Work to be completed - Check every line of the data below for "void". Copy each one that has it.

Supplied entries -

@@ -410,7 +441,12 @@
     if (c.terms == 2) {
         prof_note("attnblk_kernel<256,S64,2 terms>", (c.nwin + 1) / 2);
         if (c.ts) { set_error("attn_block timeline: one weight term only"); return FVIT_EINVAL; }
-        if (c.dtype == FVIT_F16) hipLaunchKernelGGL((attnblk_kernel<_Float16, 256, 4, 8, false, true, false, 2>), dim3((c.nwin + 1) / 2), dim3(512), 0, stream, p);
+        if (c.dtype != FVIT_F16 && c.dtype != FVIT_BF16) { set_error("attn_block: operand dtype %d not supported", c.dtype); return FVIT_EINVAL; }
+        if (mapsrc) {
+            if (c.dtype == FVIT_F16) hipLaunchKernelGGL((attnblk_kernel<_Float16, 256, 4, 8, false, true, false, 2, true>), dim3((c.nwin + 1) / 2), dim3(512), 0, stream, p);
+            else hipLaunchKernelGGL((attnblk_kernel<__bf16, 256, 4, 8, false, true, false, 2, true>), dim3((c.nwin + 1) / 2), dim3(512), 0, stream, p);
+        }
+        else if (c.dtype == FVIT_F16) hipLaunchKernelGGL((attnblk_kernel<_Float16, 256, 4, 8, false, true, false, 2>), dim3((c.nwin + 1) / 2), dim3(512), 0, stream, p);
         else if (c.dtype == FVIT_BF16) hipLaunchKernelGGL((attnblk_kernel<__bf16, 256, 4, 8, false, true, false, 2>), dim3((c.nwin + 1) / 2), dim3(512), 0, stream, p);
         else { set_error("attn_block: operand dtype %d not supported", c.dtype); return FVIT_EINVAL; }
         return check_launch("attnblk_kernel");
@@ -427,7 +463,11 @@
         hipLaunchKernelGGL((attnblk_kernel<_Float16, 256, 4, 4, false, false, true>), dim3(c.nwin), dim3(256), 0, stream, p);
         return check_launch("attnblk_kernel");
     }
-    if (c.dtype == FVIT_F16) {
+    if (mapsrc) {
+        if (c.dtype == FVIT_F16) hipLaunchKernelGGL((attnblk_kernel<_Float16, 256, 4, 4, false, false, false, 1, true>), dim3(c.nwin), dim3(256), 0, stream, p);
+        else if (c.dtype == FVIT_BF16) hipLaunchKernelGGL((attnblk_kernel<__bf16, 256, 4, 4, false, false, false, 1, true>), dim3(c.nwin), dim3(256), 0, stream, p);
+        else { set_error("attn_block: operand dtype %d not supported", c.dtype); return FVIT_EINVAL; }
+    } else if (c.dtype == FVIT_F16) {
         if (small) FVIT_AB(_Float16, 1, 8, true);
         else if (dbq) FVIT_AB_DBQ(_Float16);
         else if (variant == 1) FVIT_AB(_Float16, 4, 8, true);
diff --git a/fastervit_amd/csrc/fvit_common.h b/fastervit_amd/csrc/fvit_common.h
--- a/fastervit_amd/csrc/fvit_common.h
+++ b/fastervit_amd/csrc/fvit_common.h
@@ -77,6 +77,59 @@
     if constexpr (N >= 32) x = max_xor16(x);
     if constexpr (N >= 64) x = max_xor32(x);
     return x;
+}
+
+struct RowMap {
+    void* data = nullptr;
+    int64_t stride_b = 0, stride_h = 0, stride_w = 0;
+    int bf16 = 0;
+    int S = 0, ncw = 0;
+    int ws = 0, nwx = 0, nw = 0;
+};
+__device__ __forceinline__ int64_t rowmap_pixel(const RowMap& m, int64_t row) {
+    const int64_t win = row / m.S;
+    const int tok = (int)(row - win * m.S) - m.ncw;
+    if (tok < 0) return -1;
+    const int b = (int)(win / m.nw), wi = (int)(win - (int64_t)b * m.nw);
+    const int wy = wi / m.nwx, wx = wi - wy * m.nwx, ty = tok / m.ws, tx = tok - ty * m.ws;
+    return b * m.stride_b + (wy * m.ws + ty) * m.stride_h + (wx * m.ws + tx) * m.stride_w;
+}
+__device__ __forceinline__ const char* rowmap_px(const RowMap& m, int64_t row) {
+    const int64_t off = rowmap_pixel(m, row);
+    return off >= 0 ? (const char*)m.data + 2 * off : nullptr;
+}
+template <typename V4>
+__device__ __forceinline__ f4 rowmap_load4(const void* px) {
+    const V4 v = *(const V4*)px;
+    f4 t;
+#pragma unroll
+    for (int r = 0; r < 4; ++r) t[r] = (float)v[r];
+    return t;
+}
+template <int N, typename OFF>
+__device__ __forceinline__ void rowmap_load_row(f4 (&v)[N], const char* px, int bf16, OFF off) {
+    if (bf16) {
+#pragma unroll
+        for (int i = 0; i < N; ++i) v[i] = rowmap_load4<b4>(px + 2 * off(i));
+    } else {
+#pragma unroll
+        for (int i = 0; i < N; ++i) v[i] = rowmap_load4<h4>(px + 2 * off(i));
+    }
+}
+__device__ __forceinline__ float rowmap_round(float x, int bf16) { return bf16 ? (float)(__bf16)x : (float)(_Float16)x; }
+
+__device__ __forceinline__ void rowmap_store8(void* px, const float (&y)[8], int bf16) {
+    if (bf16) {
+        b8 o;
+#pragma unroll
+        for (int r = 0; r < 8; ++r) o[r] = (__bf16)y[r];
+        *(b8*)px = o;
+    } else {
+        h8 o;
+#pragma unroll
+        for (int r = 0; r < 8; ++r) o[r] = (_Float16)y[r];
+        *(h8*)px = o;
+    }
 }
 
 __device__ __forceinline__ float fast_erf(float x) {
@@ -295,7 +348,12 @@
     int* counters = nullptr;
     int nsplit = 1;
     void* ts = nullptr;
-};
+    RowMap out_map;
+    const float* out_ln_w = nullptr;
+    const float* out_ln_b = nullptr;
+    float out_eps = 0.f;
+};
+bool winmlp_exit_supported(const MlpFusedCall& c);
 size_t winmlp_split_slab_bytes(int64_t M, int C, int nsplit);
 bool mlp_fused_supported(int C, int hidden);
 int launch_mlp_fused(const MlpFusedCall& c, hipStream_t stream);
@@ -329,8 +387,11 @@
     int nsplit = 1;
     int terms = 1;
     void* ts = nullptr;
+    RowMap map;
 };
 bool attnblk_supported(int C, int heads, int S);
+bool attnblk_map_source_supported(const AttnBlkCall& c);
+bool winblk_map_source_supported(const AttnBlkCall& c);
 int launch_attnblk(const AttnBlkCall& c, hipStream_t stream);
 bool attnblk2_supported(int C, int heads, int S);
 int launch_attnblk2(const AttnBlkCall& c, hipStream_t stream);
@@ -388,6 +449,7 @@
     float eps;
     int terms = 1;
     void* ts = nullptr;
+    int src_S = 0, src_ncw = 0;
 };
 bool ctblk_supported(int C, int heads, int G, int hidden);
 int launch_ctblk(const CtBlkCall& c, hipStream_t stream);
diff --git a/fastervit_amd/csrc/fvit_ctblk.hip b/fastervit_amd/csrc/fvit_ctblk.hip
--- a/fastervit_amd/csrc/fvit_ctblk.hip
+++ b/fastervit_amd/csrc/fvit_ctblk.hip
@@ -10,6 +10,7 @@
     const float* add;
     float* R;
     int rowsA, B, G;
+    int src_S, src_ncw;
     const float* ln1_w; const float* ln1_b;
     const void* wqkv_f;
     const float* bqkv;
@@ -27,6 +28,11 @@
     unsigned long long* ts;
 };
 
+__device__ __forceinline__ int ct_src_row(const CtBlkParams& p, int tok) {
+    const int si = p.src_idx[tok];
+    return p.src_S > 0 ? (si / p.src_S) * p.src_ncw + si % p.src_S : si;
+}
+
 template <typename T, int DEPTH, int MINB, int WT = 1>
 __global__ __launch_bounds__(256, MINB) void ctblk_kernel(CtBlkParams p) {
     typedef typename Op16<T>::v8 v8;
@@ -107,7 +113,7 @@
         for (int i = 0; i < 8; ++i) bzs[tid + 256 * i] = c3[i];
     }
 
-    const float* src = p.X + ((size_t)img * p.rowsA + p.src_idx[tok]) * C + g * 16;
+    const float* src = p.X + ((size_t)img * p.rowsA + ct_src_row(p, tok)) * C + g * 16;
     const bool has_add = p.add != nullptr, has_g1 = p.gamma1 != nullptr, has_g2 = p.gamma2 != nullptr;
     const float* addp = has_add ? p.add + (size_t)tok * C + g * 16 : src;
     auto gather = [&](f4 (&v)[CB]) {
@@ -385,7 +391,7 @@
 #pragma unroll
     for (int im = 0; im < NIMG; ++im) {
         const int img = min(img0 + im, p.B - 1);
-        const float* src = p.X + ((size_t)img * p.rowsA + p.src_idx[tok]) * C + g * 16;
+        const float* src = p.X + ((size_t)img * p.rowsA + ct_src_row(p, tok)) * C + g * 16;
 #pragma unroll
         for (int q = 0; q < 2; ++q) {
             const int cb = 2 * wave + q;
@@ -751,6 +757,7 @@
     }
     CtBlkParams p;
     p.X = c.X; p.src_idx = c.src_idx; p.add = c.add; p.R = c.R; p.rowsA = c.rowsA; p.B = c.batch; p.G = c.G;
+    p.src_S = c.src_S; p.src_ncw = c.src_ncw;
     p.ln1_w = c.ln1_w; p.ln1_b = c.ln1_b; p.wqkv_f = c.wqkv_f; p.bqkv = c.bqkv; p.wproj_f = c.wproj_f; p.bproj = c.bproj; p.gamma1 = c.gamma1;
     p.bias = c.bias; p.scale = c.scale;
     p.ln2_w = c.ln2_w; p.ln2_b = c.ln2_b; p.w1f = c.w1f; p.b1 = c.b1; p.w2f = c.w2f; p.b2 = c.b2; p.gamma2 = c.gamma2; p.eps = c.eps;
diff --git a/fastervit_amd/csrc/fvit_rows.hip b/fastervit_amd/csrc/fvit_rows.hip
--- a/fastervit_amd/csrc/fvit_rows.hip
+++ b/fastervit_amd/csrc/fvit_rows.hip
@@ -574,6 +574,7 @@
     const int C4 = C / 4;
     const int64_t n = nrows * C4;
     ProfScope prof(FVIT_K_OTHER, 0.0, 8.0 * nrows * C, stream);
+    prof_note("ct_rows_kernel", (int)((n + 255) / 256));
     hipLaunchKernelGGL(ct_rows_kernel, dim3((unsigned)((n + 255) / 256)), dim3(256), 0, stream, x, ct, rows_per_win, row_off, ncw,
                        nrows, C4, to_x);
     return check_launch("ct_rows_kernel");
diff --git a/fastervit_amd/csrc/fvit_winblk.hip b/fastervit_amd/csrc/fvit_winblk.hip
--- a/fastervit_amd/csrc/fvit_winblk.hip
+++ b/fastervit_amd/csrc/fvit_winblk.hip
@@ -25,12 +25,13 @@
     float scale;
     float* slab;
     int* counters;
+    RowMap map;
 };
 
 template <int CC, int NSPLIT>
 constexpr int winblk_lds_bytes() { return 4 * (CC / 32) * 1024 + 4 * (CC / 32 / NSPLIT) * 1024 + (CC / 32) * 96 * 4; }
 
-template <typename T, int CC, int NWV, int NSPLIT = 1, int WT = 1>
+template <typename T, int CC, int NWV, int NSPLIT = 1, int WT = 1, bool MAPSRC = false>
 __device__ __forceinline__ void winblk_body(const WinBlkParams& p, char* const smem, const int blk) {
     typedef typename Op16<T>::v8 v8;
     constexpr int C = CC, KK = C / 32, CB = C / 16, HEADS = C / 32, NW = NWV, NRB = 4, SP = 64;
@@ -103,21 +104,36 @@
         const int64_t row = (int64_t)win * p.S + (tok < p.S ? tok : p.S - 1);
         const int b = (int)(row / p.rows_per_image), pr = (int)(row - (int64_t)b * p.rows_per_image);
         const float* src;
+        const char* mpx = nullptr;
         if (p.src_idx) {
             const int si = p.src_idx[pr];
             src = si >= 0 ? p.srcA + ((size_t)b * p.rowsA + si) * C : p.srcB + ((size_t)b * p.rowsB + (-si - 1)) * C;
+            if constexpr (MAPSRC) {
+                if (si >= 0) mpx = rowmap_px(p.map, (int64_t)b * p.rowsA + si);
+            }
         } else {
             src = p.srcA + (size_t)row * C;
+            if constexpr (MAPSRC) mpx = rowmap_px(p.map, row);
         }
         const int ai = p.add ? (p.add_idx ? p.add_idx[pr] : pr) : -1;
         const bool has_add = ai >= 0;
         const float* addp = has_add ? p.add + (size_t)ai * C : src;
         f4 v[2 * KK];
         float sum = 0.f;
+        if constexpr (MAPSRC) {
+            if (mpx) {
+                rowmap_load_row(v, mpx, p.map.bf16, [&](int i) { return (i >> 2) * 64 + g * 16 + (i & 3) * 4; });
+            } else {
+#pragma unroll
+                for (int i = 0; i < 2 * KK; ++i) v[i] = *(const f4*)(src + (i >> 2) * 64 + g * 16 + (i & 3) * 4);
+            }
+        }
 #pragma unroll
         for (int i = 0; i < 2 * KK; ++i) {
             const int co = (i >> 2) * 64 + g * 16 + (i & 3) * 4;
-            f4 t = *(const f4*)(src + co);
+            f4 t;
+            if constexpr (MAPSRC) t = v[i];
+            else t = *(const f4*)(src + co);
             const f4 a = *(const f4*)(addp + co);
 #pragma unroll
             for (int r = 0; r < 4; ++r) t[r] += has_add ? a[r] : 0.f;
@@ -325,17 +341,28 @@
             const int64_t row = (int64_t)win * p.S + tok;
             const int b = (int)(row / p.rows_per_image), pr = (int)(row - (int64_t)b * p.rows_per_image);
             const float* src;
+            const char* mpx = nullptr;
             if (p.src_idx) {
                 const int si = p.src_idx[pr];
                 src = si >= 0 ? p.srcA + ((size_t)b * p.rowsA + si) * C : p.srcB + ((size_t)b * p.rowsB + (-si - 1)) * C;
+                if constexpr (MAPSRC) {
+                    if (si >= 0) mpx = rowmap_px(p.map, (int64_t)b * p.rowsA + si);
+                }
             } else {
                 src = p.srcA + (size_t)row * C;
+                if constexpr (MAPSRC) mpx = rowmap_px(p.map, row);
             }
             const int ai = p.add ? (p.add_idx ? p.add_idx[pr] : pr) : -1;
             float* px = p.x_out + (size_t)row * C + c0;
+            f4 xm[4];
+            if constexpr (MAPSRC) {
+                if (mpx) rowmap_load_row(xm, mpx, p.map.bf16, [&](int q) { return c0 + q * 4; });
+            }
 #pragma unroll
             for (int q = 0; q < 4; ++q) {
-                f4 xv = *(const f4*)(src + c0 + q * 4);
+                f4 xv;
+                if (MAPSRC && mpx) xv = xm[q];
+                else xv = *(const f4*)(src + c0 + q * 4);
                 if (ai >= 0) xv += *(const f4*)(p.add + (size_t)ai * C + c0 + q * 4);
                 const f4 bv = *(const f4*)(p.bproj + c0 + q * 4);
                 const f4 gl = *(const f4*)((has_g ? p.gamma : p.bproj) + c0 + q * 4);
@@ -347,10 +374,10 @@
     }
 }
 
-template <typename T, int CC, int NWV, int NSPLIT = 1, int WT = 1>
+template <typename T, int CC, int NWV, int NSPLIT = 1, int WT = 1, bool MAPSRC = false>
 __global__ __launch_bounds__(64 * NWV, NWV == 8 ? 1 : 2) void winblk_kernel(WinBlkParams p) {
     __shared__ __attribute__((aligned(16))) char smem[winblk_lds_bytes<CC, NSPLIT>()];
-    winblk_body<T, CC, NWV, NSPLIT, WT>(p, smem, blockIdx.x);
+    winblk_body<T, CC, NWV, NSPLIT, WT, MAPSRC>(p, smem, blockIdx.x);
 }
 
 inline WinBlkParams make_winblk_params(const AttnBlkCall& c) {
@@ -360,6 +387,7 @@
     p.wqkv_f = c.wqkv_f; p.bqkv = c.bqkv; p.wproj_f = c.wproj_f; p.bproj = c.bproj; p.gamma = c.gamma; p.bias = c.bias; p.x_out = c.x_out;
     p.nwin = c.nwin; p.S = c.S; p.scale = c.scale;
     p.slab = c.slab; p.counters = c.counters;
+    p.map = c.map;
     return p;
 }
 
@@ -367,6 +395,11 @@
 
 #ifndef FVIT_BODIES_ONLY
 bool winblk_supported(int C, int heads, int S) { return ((C == 512 && heads == 16) || (C == 256 && heads == 8)) && S > 48 && S <= 64; }
+
+bool winblk_map_source_supported(const AttnBlkCall& c) {
+    const bool split = c.C == 512 && c.terms == 1 && c.nsplit == 2 && c.slab && c.counters;
+    return winblk_supported(c.C, c.heads, c.S) && !split && (c.terms == 1 || (c.terms == 2 && c.C == 512));
+}
 
 int launch_winblk(const AttnBlkCall& c, hipStream_t stream) {
     if (!winblk_supported(c.C, c.heads, c.S) || c.nwin <= 0 || !c.wqkv_f || !c.wproj_f || !c.x_out || !c.bias || !c.bqkv) {
@@ -382,12 +415,24 @@
     const bool split = c.C == 512 && c.terms == 1 && c.nsplit == 2 && c.slab && c.counters;
     const double rows = (double)c.nwin * c.S;
     const double flops = rows * (2.0 * c.C * 3 * c.C + 4.0 * c.S * c.C + 2.0 * c.C * c.C);
-    const double bytes = rows * c.C * 8.0 + c.terms * 2.0 * 4.0 * c.C * c.C;
+    const bool mapsrc = c.map.data != nullptr;
+    if (mapsrc && !winblk_map_source_supported(c)) {
+        set_error("win_block: no map-source instance for C=%d terms=%d nsplit=%d", c.C, c.terms, c.nsplit);
+        return FVIT_EINVAL;
+    }
+    const double bytes = rows * c.C * (mapsrc ? 6.0 : 8.0) + c.terms * 2.0 * 4.0 * c.C * c.C;
     ProfScope prof(FVIT_K_ATTN_FUSED, flops, bytes, stream);
     const int grid = split ? (c.nwin + 7) / 8 * 8 * 2 : c.nwin;
     prof_note(c.C == 512 ? (split ? "winblk_kernel<512,S64,split2>" : "winblk_kernel<512,S64>") : "winblk_kernel<256,S64>", grid);
     if (c.dtype != FVIT_F16 && c.dtype != FVIT_BF16) { set_error("win_block: operand dtype %d not supported", c.dtype); return FVIT_EINVAL; }
-    if (c.terms == 2) {
+    if (mapsrc) {
+#define FVIT_WB_MAP(T_) do { \
+        if (c.terms == 2) hipLaunchKernelGGL((winblk_kernel<T_, 512, 8, 1, 2, true>), dim3(c.nwin), dim3(512), 0, stream, p); \
+        else if (c.C == 512) hipLaunchKernelGGL((winblk_kernel<T_, 512, 8, 1, 1, true>), dim3(c.nwin), dim3(512), 0, stream, p); \
+        else hipLaunchKernelGGL((winblk_kernel<T_, 256, 4, 1, 1, true>), dim3(c.nwin), dim3(256), 0, stream, p); } while (0)
+        if (c.dtype == FVIT_F16) FVIT_WB_MAP(_Float16); else FVIT_WB_MAP(__bf16);
+#undef FVIT_WB_MAP
+    } else if (c.terms == 2) {
         if (c.dtype == FVIT_F16) hipLaunchKernelGGL((winblk_kernel<_Float16, 512, 8, 1, 2>), dim3(c.nwin), dim3(512), 0, stream, p);
         else hipLaunchKernelGGL((winblk_kernel<__bf16, 512, 8, 1, 2>), dim3(c.nwin), dim3(512), 0, stream, p);
     } else if (split) {
diff --git a/fastervit_amd/csrc/fvit_winmlp.hip b/fastervit_amd/csrc/fvit_winmlp.hip
--- a/fastervit_amd/csrc/fvit_winmlp.hip
+++ b/fastervit_amd/csrc/fvit_winmlp.hip
@@ -18,6 +18,10 @@
     float* slab;
     int* counters;
     unsigned long long* ts;
+    RowMap out_map;
+    const float* out_ln_w;
+    const float* out_ln_b;
+    float out_eps;
     int ablate;
 };
 
@@ -35,7 +39,7 @@
     return NRB * (CC / 32) * 1024 + hbuf * NWV * NRB * 1024 + HID * 4;
 }
 
-template <typename T, int CC, int HID, int NRB, int DEPTH, int NWV = 8, int SP = 1, int NSPLIT = 1, bool TS = false, bool PIPE = false>
+template <typename T, int CC, int HID, int NRB, int DEPTH, int NWV = 8, int SP = 1, int NSPLIT = 1, bool TS = false, bool PIPE = false, bool LNMAP = false>
 __device__ __forceinline__ void winmlp_body(const WinMlpParams& p, char* const smem, const int blk) {
     typedef typename Op16<T>::v8 v8;
     constexpr int C = CC, KK = C / 32, CB = C / 16, NW = NWV;
@@ -416,7 +420,77 @@
     }
     int row0e = row0;
     asm volatile("" : "+s"(row0e));
-    if (acc_from_x) {
+    if constexpr (LNMAP) {
+        static_assert(KEEPX && CBW == 4 && HBUF == 2 && !PIPE && !TS, "the stage-exit epilogue: 4 waves x 16 contiguous channels per lane, plain loop, double-buffered H");
+        const int mb = p.out_map.bf16;
+        float* const st = (float*)(smem + OFF_H + (((NSC - 1) & 1) ^ 1) * NW * NRB * 1024);
+#pragma unroll
+        for (int rb = 0; rb < NRB; ++rb) {
+            float sum = 0.f;
+#pragma unroll
+            for (int q = 0; q < CBW; ++q) {
+                const int pk = xh[q][rb];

Written answer -
+    void* data = nullptr;
+__device__ __forceinline__ f4 rowmap_load4(const void* px) {
+__device__ __forceinline__ void rowmap_load_row(f4 (&v)[N], const char* px, int bf16, OFF off) {
+__device__ __forceinline__ void rowmap_store8(void* px, const float (&y)[8], int bf16) {
     void* ts = nullptr;
     void* ts = nullptr;
     void* ts = nullptr;
     const void* wqkv_f;
 __global__ __launch_bounds__(256, MINB) void ctblk_kernel(CtBlkParams p) {
 __device__ __forceinline__ void winblk_body(const WinBlkParams& p, char* const smem, const int blk) {
 __global__ __launch_bounds__(64 * NWV, NWV == 8 ? 1 : 2) void winblk_kernel(WinBlkParams p) {
 __device__ __forceinline__ void winmlp_body(const WinMlpParams& p, char* const smem, const int blk) {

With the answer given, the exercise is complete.